ACTIVITY — Among the entries that follow, find the lines containing the string "cols" and copy them.

SOURCE INFORMATION —

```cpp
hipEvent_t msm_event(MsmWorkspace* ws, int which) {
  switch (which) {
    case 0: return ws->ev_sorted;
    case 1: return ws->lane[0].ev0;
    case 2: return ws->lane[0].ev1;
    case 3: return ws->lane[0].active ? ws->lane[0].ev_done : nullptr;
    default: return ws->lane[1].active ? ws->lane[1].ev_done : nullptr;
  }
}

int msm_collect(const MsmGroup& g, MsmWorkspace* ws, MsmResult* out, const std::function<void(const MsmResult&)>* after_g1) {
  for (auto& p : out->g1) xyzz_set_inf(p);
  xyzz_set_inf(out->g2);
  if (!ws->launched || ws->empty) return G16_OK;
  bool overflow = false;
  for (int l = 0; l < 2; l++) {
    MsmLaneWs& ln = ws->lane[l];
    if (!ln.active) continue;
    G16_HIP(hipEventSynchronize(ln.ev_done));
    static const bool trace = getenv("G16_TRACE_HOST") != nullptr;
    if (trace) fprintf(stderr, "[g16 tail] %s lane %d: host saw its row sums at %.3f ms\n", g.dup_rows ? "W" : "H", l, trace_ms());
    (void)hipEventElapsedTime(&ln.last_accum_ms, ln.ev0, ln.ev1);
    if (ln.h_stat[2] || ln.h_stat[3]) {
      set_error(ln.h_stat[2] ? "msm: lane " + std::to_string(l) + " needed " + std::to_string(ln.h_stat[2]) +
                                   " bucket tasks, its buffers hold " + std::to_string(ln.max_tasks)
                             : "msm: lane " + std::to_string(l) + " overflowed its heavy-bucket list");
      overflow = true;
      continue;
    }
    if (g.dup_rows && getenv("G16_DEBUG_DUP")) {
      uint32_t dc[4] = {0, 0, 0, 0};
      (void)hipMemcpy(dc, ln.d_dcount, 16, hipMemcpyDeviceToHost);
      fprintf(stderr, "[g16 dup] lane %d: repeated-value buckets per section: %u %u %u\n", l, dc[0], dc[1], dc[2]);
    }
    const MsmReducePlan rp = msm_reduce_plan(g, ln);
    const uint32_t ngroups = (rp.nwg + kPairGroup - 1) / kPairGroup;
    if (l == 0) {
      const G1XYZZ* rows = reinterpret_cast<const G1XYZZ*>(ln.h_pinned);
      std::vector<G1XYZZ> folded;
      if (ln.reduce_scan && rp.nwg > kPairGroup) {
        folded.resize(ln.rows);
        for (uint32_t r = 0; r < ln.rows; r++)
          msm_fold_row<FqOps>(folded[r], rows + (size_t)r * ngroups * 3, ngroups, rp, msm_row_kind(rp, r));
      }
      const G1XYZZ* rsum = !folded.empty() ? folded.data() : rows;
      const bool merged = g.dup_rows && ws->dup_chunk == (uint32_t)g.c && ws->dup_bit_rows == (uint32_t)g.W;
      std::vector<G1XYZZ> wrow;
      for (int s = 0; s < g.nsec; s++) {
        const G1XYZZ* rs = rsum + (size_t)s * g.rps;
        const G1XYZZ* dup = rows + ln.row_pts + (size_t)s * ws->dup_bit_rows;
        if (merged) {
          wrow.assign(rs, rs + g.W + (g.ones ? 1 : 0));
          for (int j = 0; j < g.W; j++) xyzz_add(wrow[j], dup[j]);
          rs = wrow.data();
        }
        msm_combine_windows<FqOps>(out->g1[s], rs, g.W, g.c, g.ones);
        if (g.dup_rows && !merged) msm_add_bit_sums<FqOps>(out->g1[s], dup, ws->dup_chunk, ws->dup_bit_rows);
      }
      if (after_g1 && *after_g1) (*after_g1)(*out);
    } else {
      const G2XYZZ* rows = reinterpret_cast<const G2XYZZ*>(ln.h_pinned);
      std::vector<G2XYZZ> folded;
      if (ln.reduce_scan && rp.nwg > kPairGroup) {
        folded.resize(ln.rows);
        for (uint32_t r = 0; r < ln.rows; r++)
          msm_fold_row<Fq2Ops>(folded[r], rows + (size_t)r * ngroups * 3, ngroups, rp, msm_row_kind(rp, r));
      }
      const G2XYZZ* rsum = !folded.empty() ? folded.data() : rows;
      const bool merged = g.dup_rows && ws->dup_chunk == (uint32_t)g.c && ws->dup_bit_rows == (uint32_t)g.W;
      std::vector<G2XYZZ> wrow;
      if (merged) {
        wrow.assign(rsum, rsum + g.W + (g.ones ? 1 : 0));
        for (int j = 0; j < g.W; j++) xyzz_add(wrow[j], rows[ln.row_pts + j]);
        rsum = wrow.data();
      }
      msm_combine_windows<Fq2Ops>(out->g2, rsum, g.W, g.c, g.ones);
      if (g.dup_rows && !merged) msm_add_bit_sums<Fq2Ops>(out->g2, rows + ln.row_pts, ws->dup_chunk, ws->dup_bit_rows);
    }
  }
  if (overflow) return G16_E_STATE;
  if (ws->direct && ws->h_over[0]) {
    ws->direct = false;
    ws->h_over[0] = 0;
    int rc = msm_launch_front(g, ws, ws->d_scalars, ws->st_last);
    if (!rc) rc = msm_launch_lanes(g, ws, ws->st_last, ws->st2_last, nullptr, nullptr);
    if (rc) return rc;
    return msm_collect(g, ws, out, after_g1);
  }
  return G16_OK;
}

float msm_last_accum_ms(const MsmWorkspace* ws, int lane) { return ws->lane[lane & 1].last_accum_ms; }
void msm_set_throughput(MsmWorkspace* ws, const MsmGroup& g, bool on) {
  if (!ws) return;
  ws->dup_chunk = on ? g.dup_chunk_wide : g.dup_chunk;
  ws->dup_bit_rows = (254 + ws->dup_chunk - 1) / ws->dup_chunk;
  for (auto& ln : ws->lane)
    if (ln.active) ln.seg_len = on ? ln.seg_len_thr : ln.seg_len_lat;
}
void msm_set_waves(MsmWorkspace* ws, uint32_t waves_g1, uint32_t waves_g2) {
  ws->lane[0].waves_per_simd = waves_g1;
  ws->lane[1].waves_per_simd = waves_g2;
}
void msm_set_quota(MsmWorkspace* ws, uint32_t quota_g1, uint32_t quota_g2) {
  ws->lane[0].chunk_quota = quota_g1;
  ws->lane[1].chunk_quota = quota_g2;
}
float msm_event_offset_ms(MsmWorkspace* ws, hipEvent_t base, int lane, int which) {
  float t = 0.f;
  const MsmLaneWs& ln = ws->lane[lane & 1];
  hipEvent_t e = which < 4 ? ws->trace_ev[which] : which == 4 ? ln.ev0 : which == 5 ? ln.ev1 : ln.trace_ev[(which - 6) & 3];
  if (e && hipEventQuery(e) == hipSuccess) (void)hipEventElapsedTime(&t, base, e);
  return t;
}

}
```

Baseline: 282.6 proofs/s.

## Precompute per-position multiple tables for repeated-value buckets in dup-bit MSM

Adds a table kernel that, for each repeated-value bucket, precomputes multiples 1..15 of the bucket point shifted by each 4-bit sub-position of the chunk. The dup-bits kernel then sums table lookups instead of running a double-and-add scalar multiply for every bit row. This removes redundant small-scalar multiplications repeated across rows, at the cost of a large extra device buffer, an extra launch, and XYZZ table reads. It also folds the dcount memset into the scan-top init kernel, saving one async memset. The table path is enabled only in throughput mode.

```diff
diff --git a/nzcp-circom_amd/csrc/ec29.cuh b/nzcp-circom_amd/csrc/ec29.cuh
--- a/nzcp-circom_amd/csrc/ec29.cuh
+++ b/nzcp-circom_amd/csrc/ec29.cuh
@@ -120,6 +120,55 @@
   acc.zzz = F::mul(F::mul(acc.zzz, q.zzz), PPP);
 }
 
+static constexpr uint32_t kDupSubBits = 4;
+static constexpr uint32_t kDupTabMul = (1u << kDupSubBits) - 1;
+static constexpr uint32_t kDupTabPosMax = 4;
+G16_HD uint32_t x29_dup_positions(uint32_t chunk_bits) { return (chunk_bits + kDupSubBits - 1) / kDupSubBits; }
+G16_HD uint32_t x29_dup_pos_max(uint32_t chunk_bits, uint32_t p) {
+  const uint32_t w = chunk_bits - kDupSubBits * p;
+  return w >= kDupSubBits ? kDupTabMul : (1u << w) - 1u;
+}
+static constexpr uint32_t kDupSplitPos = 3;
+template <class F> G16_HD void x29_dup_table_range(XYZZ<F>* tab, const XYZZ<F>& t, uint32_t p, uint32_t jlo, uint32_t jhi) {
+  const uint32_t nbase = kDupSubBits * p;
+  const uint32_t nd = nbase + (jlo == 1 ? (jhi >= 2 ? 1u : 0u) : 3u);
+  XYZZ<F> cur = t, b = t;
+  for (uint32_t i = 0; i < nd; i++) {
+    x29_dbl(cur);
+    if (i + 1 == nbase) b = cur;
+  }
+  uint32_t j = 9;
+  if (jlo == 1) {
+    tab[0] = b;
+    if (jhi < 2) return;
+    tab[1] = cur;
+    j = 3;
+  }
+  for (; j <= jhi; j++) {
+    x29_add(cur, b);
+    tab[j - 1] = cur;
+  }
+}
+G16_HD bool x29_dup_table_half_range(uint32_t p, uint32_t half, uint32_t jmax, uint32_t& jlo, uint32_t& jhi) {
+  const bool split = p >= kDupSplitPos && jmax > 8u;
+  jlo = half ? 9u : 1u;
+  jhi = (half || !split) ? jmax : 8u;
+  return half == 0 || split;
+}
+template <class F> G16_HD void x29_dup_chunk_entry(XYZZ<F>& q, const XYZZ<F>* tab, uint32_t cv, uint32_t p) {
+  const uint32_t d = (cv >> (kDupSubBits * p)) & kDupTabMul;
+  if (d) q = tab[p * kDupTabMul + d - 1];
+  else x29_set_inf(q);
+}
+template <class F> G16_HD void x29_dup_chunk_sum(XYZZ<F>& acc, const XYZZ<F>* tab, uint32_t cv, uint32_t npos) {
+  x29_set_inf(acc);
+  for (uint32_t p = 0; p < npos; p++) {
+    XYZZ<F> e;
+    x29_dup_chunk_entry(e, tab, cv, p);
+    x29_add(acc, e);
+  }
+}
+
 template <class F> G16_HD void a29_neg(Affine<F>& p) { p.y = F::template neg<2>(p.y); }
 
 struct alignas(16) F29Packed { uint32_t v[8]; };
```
==
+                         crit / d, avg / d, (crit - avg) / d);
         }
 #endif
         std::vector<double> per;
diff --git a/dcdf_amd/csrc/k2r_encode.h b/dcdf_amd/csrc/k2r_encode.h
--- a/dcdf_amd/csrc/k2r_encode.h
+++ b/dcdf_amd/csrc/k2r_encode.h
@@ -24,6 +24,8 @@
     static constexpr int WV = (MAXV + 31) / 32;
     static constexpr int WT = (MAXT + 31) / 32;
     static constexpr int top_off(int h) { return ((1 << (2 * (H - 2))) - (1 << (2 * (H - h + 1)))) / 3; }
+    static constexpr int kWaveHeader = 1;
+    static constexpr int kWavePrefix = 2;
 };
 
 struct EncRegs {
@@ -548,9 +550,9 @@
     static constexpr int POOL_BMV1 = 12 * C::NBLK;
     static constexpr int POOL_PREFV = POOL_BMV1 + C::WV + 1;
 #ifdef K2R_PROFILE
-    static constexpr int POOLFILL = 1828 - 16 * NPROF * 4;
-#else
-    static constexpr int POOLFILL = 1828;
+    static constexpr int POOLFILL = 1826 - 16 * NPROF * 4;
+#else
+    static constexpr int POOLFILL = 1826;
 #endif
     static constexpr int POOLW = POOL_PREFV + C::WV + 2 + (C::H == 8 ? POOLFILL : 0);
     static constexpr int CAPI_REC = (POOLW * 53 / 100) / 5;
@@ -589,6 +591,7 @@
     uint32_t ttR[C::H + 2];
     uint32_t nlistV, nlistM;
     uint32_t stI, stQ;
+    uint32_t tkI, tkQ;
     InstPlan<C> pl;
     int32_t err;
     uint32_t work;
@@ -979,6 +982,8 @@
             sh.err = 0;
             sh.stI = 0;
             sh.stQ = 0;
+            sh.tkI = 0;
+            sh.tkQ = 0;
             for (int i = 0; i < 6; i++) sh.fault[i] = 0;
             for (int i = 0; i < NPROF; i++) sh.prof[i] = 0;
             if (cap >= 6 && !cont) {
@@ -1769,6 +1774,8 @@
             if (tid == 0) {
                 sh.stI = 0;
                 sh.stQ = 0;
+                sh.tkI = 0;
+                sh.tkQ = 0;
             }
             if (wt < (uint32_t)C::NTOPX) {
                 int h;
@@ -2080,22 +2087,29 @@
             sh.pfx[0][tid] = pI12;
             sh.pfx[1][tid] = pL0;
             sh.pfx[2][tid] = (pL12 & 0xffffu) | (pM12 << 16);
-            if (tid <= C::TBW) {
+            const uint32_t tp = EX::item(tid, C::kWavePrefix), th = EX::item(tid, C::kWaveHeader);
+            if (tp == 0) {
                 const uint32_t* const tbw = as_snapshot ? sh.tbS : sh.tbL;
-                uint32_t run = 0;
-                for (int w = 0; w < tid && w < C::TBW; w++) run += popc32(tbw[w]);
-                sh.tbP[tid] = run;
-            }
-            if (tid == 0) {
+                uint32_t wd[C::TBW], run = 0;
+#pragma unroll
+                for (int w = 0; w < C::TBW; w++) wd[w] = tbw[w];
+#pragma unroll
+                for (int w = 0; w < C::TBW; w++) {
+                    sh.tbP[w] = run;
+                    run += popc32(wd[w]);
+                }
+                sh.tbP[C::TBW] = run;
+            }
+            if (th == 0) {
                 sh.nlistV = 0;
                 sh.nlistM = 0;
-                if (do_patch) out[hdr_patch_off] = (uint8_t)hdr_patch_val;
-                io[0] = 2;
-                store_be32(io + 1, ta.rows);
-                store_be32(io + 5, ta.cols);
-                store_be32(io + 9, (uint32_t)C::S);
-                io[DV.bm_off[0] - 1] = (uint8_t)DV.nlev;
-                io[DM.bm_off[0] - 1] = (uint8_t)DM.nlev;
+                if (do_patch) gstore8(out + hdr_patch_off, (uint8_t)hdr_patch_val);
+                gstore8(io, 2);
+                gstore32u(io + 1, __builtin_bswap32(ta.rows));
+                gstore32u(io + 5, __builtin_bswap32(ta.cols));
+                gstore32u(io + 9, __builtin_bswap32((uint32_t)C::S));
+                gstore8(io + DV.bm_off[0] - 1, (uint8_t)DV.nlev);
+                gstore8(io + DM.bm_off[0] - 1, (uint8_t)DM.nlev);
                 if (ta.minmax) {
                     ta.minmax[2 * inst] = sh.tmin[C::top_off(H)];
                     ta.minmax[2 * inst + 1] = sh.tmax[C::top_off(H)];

WRITTEN RESPONSE —
-                store_be32(io + 5, ta.cols);
+                gstore32u(io + 5, __builtin_bswap32(ta.cols));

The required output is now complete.